*** ENTRIES SUPPLIED ***
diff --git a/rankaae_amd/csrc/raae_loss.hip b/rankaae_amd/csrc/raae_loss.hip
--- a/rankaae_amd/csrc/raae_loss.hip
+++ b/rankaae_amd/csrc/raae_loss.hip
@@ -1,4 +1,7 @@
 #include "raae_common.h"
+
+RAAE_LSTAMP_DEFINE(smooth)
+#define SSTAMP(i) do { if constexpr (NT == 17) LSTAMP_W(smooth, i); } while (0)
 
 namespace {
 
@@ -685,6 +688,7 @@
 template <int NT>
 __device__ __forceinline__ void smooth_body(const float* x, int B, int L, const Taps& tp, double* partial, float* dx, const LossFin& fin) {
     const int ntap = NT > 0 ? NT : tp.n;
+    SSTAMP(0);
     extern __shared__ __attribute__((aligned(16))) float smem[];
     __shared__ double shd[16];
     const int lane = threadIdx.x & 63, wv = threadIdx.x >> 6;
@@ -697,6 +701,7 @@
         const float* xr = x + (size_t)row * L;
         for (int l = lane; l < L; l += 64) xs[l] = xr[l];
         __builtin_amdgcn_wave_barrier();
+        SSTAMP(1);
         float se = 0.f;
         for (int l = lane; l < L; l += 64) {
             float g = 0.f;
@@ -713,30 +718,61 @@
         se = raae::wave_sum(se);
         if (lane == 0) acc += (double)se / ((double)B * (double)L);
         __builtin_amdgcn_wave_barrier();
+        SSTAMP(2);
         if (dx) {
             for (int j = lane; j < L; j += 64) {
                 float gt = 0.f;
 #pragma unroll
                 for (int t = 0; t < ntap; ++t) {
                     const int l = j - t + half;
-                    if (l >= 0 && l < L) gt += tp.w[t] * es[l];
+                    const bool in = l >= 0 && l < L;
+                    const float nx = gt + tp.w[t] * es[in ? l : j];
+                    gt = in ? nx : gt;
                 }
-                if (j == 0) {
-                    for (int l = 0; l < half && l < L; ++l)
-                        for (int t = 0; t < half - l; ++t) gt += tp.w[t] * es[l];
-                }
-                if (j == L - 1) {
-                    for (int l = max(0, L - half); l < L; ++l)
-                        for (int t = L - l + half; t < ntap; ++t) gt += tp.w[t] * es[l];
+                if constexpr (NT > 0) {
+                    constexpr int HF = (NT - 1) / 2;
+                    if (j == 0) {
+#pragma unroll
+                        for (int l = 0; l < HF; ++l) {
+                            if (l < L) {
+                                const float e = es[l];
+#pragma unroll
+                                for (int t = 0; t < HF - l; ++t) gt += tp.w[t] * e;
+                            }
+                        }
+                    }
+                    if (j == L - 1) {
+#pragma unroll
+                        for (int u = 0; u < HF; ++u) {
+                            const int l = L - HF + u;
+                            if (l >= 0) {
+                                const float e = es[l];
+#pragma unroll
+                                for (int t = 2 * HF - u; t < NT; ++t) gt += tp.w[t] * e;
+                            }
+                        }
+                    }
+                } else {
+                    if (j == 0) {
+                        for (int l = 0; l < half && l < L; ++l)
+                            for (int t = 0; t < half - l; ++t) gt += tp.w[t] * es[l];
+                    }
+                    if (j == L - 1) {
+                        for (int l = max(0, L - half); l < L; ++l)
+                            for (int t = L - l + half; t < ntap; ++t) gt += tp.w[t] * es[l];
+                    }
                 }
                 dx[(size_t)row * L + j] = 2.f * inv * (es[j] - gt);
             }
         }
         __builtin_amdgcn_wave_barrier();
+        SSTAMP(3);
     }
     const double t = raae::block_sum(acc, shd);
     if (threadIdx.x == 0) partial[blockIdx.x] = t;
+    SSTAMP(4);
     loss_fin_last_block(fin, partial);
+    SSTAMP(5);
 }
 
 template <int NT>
*** End of ENTRIES SUPPLIED ***
• _TASK INSTRUCTIONS_:
Exact retyping of every entry is required.

• _TASK SOLUTION_:
diff --git a/rankaae_amd/csrc/raae_loss.hip b/rankaae_amd/csrc/raae_loss.hip
--- a/rankaae_amd/csrc/raae_loss.hip
+++ b/rankaae_amd/csrc/raae_loss.hip
@@ -1,4 +1,7 @@
 #include "raae_common.h"
+
+RAAE_LSTAMP_DEFINE(smooth)
+#define SSTAMP(i) do { if constexpr (NT == 17) LSTAMP_W(smooth, i); } while (0)
 
 namespace {
 
@@ -685,6 +688,7 @@
 template <int NT>
 __device__ __forceinline__ void smooth_body(const float* x, int B, int L, const Taps& tp, double* partial, float* dx, const LossFin& fin) {
     const int ntap = NT > 0 ? NT : tp.n;
+    SSTAMP(0);
     extern __shared__ __attribute__((aligned(16))) float smem[];
     __shared__ double shd[16];
     const int lane = threadIdx.x & 63, wv = threadIdx.x >> 6;
@@ -697,6 +701,7 @@
         const float* xr = x + (size_t)row * L;
         for (int l = lane; l < L; l += 64) xs[l] = xr[l];
         __builtin_amdgcn_wave_barrier();
+        SSTAMP(1);
         float se = 0.f;
         for (int l = lane; l < L; l += 64) {
             float g = 0.f;
@@ -713,30 +718,61 @@
         se = raae::wave_sum(se);
         if (lane == 0) acc += (double)se / ((double)B * (double)L);
         __builtin_amdgcn_wave_barrier();
+        SSTAMP(2);
         if (dx) {
             for (int j = lane; j < L; j += 64) {
                 float gt = 0.f;
 #pragma unroll
                 for (int t = 0; t < ntap; ++t) {
                     const int l = j - t + half;
-                    if (l >= 0 && l < L) gt += tp.w[t] * es[l];
+                    const bool in = l >= 0 && l < L;
+                    const float nx = gt + tp.w[t] * es[in ? l : j];
+                    gt = in ? nx : gt;
                 }
-                if (j == 0) {
-                    for (int l = 0; l < half && l < L; ++l)
-                        for (int t = 0; t < half - l; ++t) gt += tp.w[t] * es[l];
-                }
-                if (j == L - 1) {
-                    for (int l = max(0, L - half); l < L; ++l)
-                        for (int t = L - l + half; t < ntap; ++t) gt += tp.w[t] * es[l];
+                if constexpr (NT > 0) {
+                    constexpr int HF = (NT - 1) / 2;
+                    if (j == 0) {
+#pragma unroll
+                        for (int l = 0; l < HF; ++l) {
+                            if (l < L) {
+                                const float e = es[l];
+#pragma unroll
+                                for (int t = 0; t < HF - l; ++t) gt += tp.w[t] * e;
+                            }
+                        }
+                    }
+                    if (j == L - 1) {
+#pragma unroll
+                        for (int u = 0; u < HF; ++u) {
+                            const int l = L - HF + u;
+                            if (l >= 0) {
+                                const float e = es[l];
+#pragma unroll
+                                for (int t = 2 * HF - u; t < NT; ++t) gt += tp.w[t] * e;
+                            }
+                        }
+                    }
+                } else {
+                    if (j == 0) {
+                        for (int l = 0; l < half && l < L; ++l)
+                            for (int t = 0; t < half - l; ++t) gt += tp.w[t] * es[l];
+                    }
+                    if (j == L - 1) {
+                        for (int l = max(0, L - half); l < L; ++l)
+                            for (int t = L - l + half; t < ntap; ++t) gt += tp.w[t] * es[l];
+                    }
                 }
                 dx[(size_t)row * L + j] = 2.f * inv * (es[j] - gt);
             }
         }
         __builtin_amdgcn_wave_barrier();
+        SSTAMP(3);
     }
     const double t = raae::block_sum(acc, shd);
     if (threadIdx.x == 0) partial[blockIdx.x] = t;
+    SSTAMP(4);
     loss_fin_last_block(fin, partial);
+    SSTAMP(5);
 }
 
 template <int NT>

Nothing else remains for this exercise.